Directions for this task
An exact copy of all the entries below is what this task needs.

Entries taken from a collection
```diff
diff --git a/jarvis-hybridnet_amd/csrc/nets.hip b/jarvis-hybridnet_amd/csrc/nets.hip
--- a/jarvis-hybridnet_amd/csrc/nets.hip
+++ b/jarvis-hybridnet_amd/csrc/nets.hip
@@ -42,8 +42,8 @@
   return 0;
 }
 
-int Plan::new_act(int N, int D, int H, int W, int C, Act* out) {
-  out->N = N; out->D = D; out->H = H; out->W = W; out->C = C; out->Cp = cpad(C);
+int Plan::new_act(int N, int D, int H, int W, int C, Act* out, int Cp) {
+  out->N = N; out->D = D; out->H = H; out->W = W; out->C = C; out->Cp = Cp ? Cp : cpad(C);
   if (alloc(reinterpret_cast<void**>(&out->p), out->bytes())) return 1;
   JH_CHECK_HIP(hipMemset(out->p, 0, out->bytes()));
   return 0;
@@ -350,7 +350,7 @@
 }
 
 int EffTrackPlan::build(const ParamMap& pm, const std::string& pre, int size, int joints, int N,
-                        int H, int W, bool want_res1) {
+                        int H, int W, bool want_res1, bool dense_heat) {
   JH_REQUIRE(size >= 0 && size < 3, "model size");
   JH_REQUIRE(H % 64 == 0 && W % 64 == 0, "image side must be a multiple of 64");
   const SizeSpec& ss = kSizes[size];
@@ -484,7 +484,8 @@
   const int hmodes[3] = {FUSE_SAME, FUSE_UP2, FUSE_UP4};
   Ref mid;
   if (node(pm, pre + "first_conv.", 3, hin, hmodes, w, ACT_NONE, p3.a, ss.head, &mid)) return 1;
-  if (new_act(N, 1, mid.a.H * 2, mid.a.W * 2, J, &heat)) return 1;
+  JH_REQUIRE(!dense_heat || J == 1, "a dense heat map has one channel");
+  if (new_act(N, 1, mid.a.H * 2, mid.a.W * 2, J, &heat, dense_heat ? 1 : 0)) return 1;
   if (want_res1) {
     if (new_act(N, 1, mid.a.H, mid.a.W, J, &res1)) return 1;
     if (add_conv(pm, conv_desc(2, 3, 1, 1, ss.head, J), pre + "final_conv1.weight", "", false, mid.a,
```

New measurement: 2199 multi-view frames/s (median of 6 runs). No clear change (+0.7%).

Your solution
```diff
diff --git a/jarvis-hybridnet_amd/csrc/nets.hip b/jarvis-hybridnet_amd/csrc/nets.hip
--- a/jarvis-hybridnet_amd/csrc/nets.hip
+++ b/jarvis-hybridnet_amd/csrc/nets.hip
@@ -42,8 +42,8 @@
   return 0;
 }
 
-int Plan::new_act(int N, int D, int H, int W, int C, Act* out) {
-  out->N = N; out->D = D; out->H = H; out->W = W; out->C = C; out->Cp = cpad(C);
+int Plan::new_act(int N, int D, int H, int W, int C, Act* out, int Cp) {
+  out->N = N; out->D = D; out->H = H; out->W = W; out->C = C; out->Cp = Cp ? Cp : cpad(C);
   if (alloc(reinterpret_cast<void**>(&out->p), out->bytes())) return 1;
   JH_CHECK_HIP(hipMemset(out->p, 0, out->bytes()));
   return 0;
@@ -350,7 +350,7 @@
 }
 
 int EffTrackPlan::build(const ParamMap& pm, const std::string& pre, int size, int joints, int N,
-                        int H, int W, bool want_res1) {
+                        int H, int W, bool want_res1, bool dense_heat) {
   JH_REQUIRE(size >= 0 && size < 3, "model size");
   JH_REQUIRE(H % 64 == 0 && W % 64 == 0, "image side must be a multiple of 64");
   const SizeSpec& ss = kSizes[size];
@@ -484,7 +484,8 @@
   const int hmodes[3] = {FUSE_SAME, FUSE_UP2, FUSE_UP4};
   Ref mid;
   if (node(pm, pre + "first_conv.", 3, hin, hmodes, w, ACT_NONE, p3.a, ss.head, &mid)) return 1;
-  if (new_act(N, 1, mid.a.H * 2, mid.a.W * 2, J, &heat)) return 1;
+  JH_REQUIRE(!dense_heat || J == 1, "a dense heat map has one channel");
+  if (new_act(N, 1, mid.a.H * 2, mid.a.W * 2, J, &heat, dense_heat ? 1 : 0)) return 1;
   if (want_res1) {
     if (new_act(N, 1, mid.a.H, mid.a.W, J, &res1)) return 1;
     if (add_conv(pm, conv_desc(2, 3, 1, 1, ss.head, J), pre + "final_conv1.weight", "", false, mid.a,
```

New measurement: 2199 multi-view frames/s (median of 6 runs). No clear change (+0.7%).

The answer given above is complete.